Risk of information being stolen from a gaming account
According to the latest research by the cybersecurity team Kaspersky Digital footprint Intelligence (DFI) released on the afternoon of September 4, in 2024, up to 11 million gaming accounts had their login information leaked.
This data shows that the Steam platform alone has had up to 5.7 million accounts attacked by malware to steal information.
Based on data from malware logs, the Kaspersky Digital footprint Intelligence team analyzed leaked Steam login information related to the Asia-Pacific region (APAC).
The results showed that Thailand topped the list with nearly 163,000 exposed accounts, followed by the Philippines with 93,000. Vietnam is also in the top 3 with nearly 88,000 accounts. In contrast, the countries with the lowest figures are China, Sri Lanka and Singapore, with about 19,000, 11,000 and 4,000 login information respectively.
It is not surprising that the Asia-Pacific region has become a top target for cybercrime. The region has consolidated its position as a global gaming hub, home to more than half of the world's gamers.
With nearly 1.8 billion players and this number is still increasing, the gaming ecosystem in APAC is not only the largest in scale but also shapes many global trends. Therefore, it is an inevitable consequence that this area has become a fertile ground for data theft threats.
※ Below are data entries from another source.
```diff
@@ -1728,7 +1808,7 @@
         deep = bool(deep) and self.use_deep
         det = self.deterministic if deterministic is None else bool(deterministic)
         per_sample = bool(per_sample) and n_t is not None and self.spec.context_features is not None
-        key = (B, T, nrep, bool(causal), slot, n_t, deep, det, self.fold_up) + ((True,) if per_sample else ())
+        key = (B, T, nrep, bool(causal), slot, n_t, deep, det, self.fold_up, self.split_skip, self.split_skip_max_batch) + ((True,) if per_sample else ())
         if key not in self.plans:
             self.plans[key] = Plan(self, B, T, nrep, bool(causal), n_t, deep=deep, deterministic=det, per_sample=per_sample)
         return self.plans[key]
diff --git a/jen-1-pytorch_amd/jen1_amd/lib.py b/jen-1-pytorch_amd/jen1_amd/lib.py
--- a/jen-1-pytorch_amd/jen1_amd/lib.py
+++ b/jen-1-pytorch_amd/jen1_amd/lib.py
@@ -62,7 +62,7 @@
         ("zeros", c_void_p), ("tiles_t", c_int), ("inv_tiles_t", c_float), ("inv_tb", c_float),
         ("film_step", c_void_p), ("ln_u", c_void_p), ("ln_fold", c_int), ("nseg", c_int),
         ("seg", ConvSeg * MAX_SEG), ("m_split", c_int), ("k_split", c_int), ("w_scale", c_void_p),
-        ("live_mask", c_int), ("reserved_", c_int), ("edge_bias", c_void_p),
+        ("live_mask", c_int), ("src0_scale", c_float), ("edge_bias", c_void_p),
     ]
 
 
@@ -234,6 +234,7 @@
     "jen1_deep_phase_tile": (c_int, [C.POINTER(ConvArgs), c_int, c_int, _P, c_int, c_int, _P, c_int, c_int, c_int, _P, c_int, _P]),
     "jen1_deep_tile_count": (c_int, [c_int, c_int, c_int, c_int]),
     "jen1_deep_link": (c_int, [_P, c_int, c_int, _P, _P]),
+    "jen1_deep_phase_off_chain": (c_int, [_P, c_int]),
     "jen1_deep_poison": (c_int, [_P, c_int, _P, _P]),
     "jen1_deep_poison_zero": (c_int, [_P, c_int, _P, _P, c_int64, _P]),
     "jen1_deep_blob_bytes": (c_int, []),
```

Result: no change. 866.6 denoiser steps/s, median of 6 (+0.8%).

Cibercriminals often release logs containing stolen data months, even years later, from the initial attack, says Polina Tretyak, a researcher at Kaspersky Digital footprint Intelligence.
Even stolen login information can reappear on dark web forums, causing leaked data warehouses to increase. Therefore, the number of game accounts hacked may actually be much higher than what we see.
Ms. Polina Tretyak also shared that theft of information malware is often disguised as fake games, scam software or unofficial mod versions.
Their main goal is to steal sensitive information such as passwords, cryptocurrency wallet information, credit card details and browser cookies. After being stolen, the data will be sold or shared for free on darknet platforms, becoming a tool for further attacks.
Recommendation
To avoid falling victim to data theft attacks, Kaspersky cybersecurity experts recommend that individuals and businesses apply the following measures:
For individuals:
Run a comprehensive security scan across all devices to remove any detected malware.
Change the passwords of the hacked accounts.
Monitor suspicious activities related to affected accounts.
For businesses:
Proactively monitor dark web forums to detect early detection of customers' or employees' accounts with leaked information.
Use specialized solutions to understand what cybercriminals know about company assets, thereby identifying potential attack methods and implementing timely protection measures.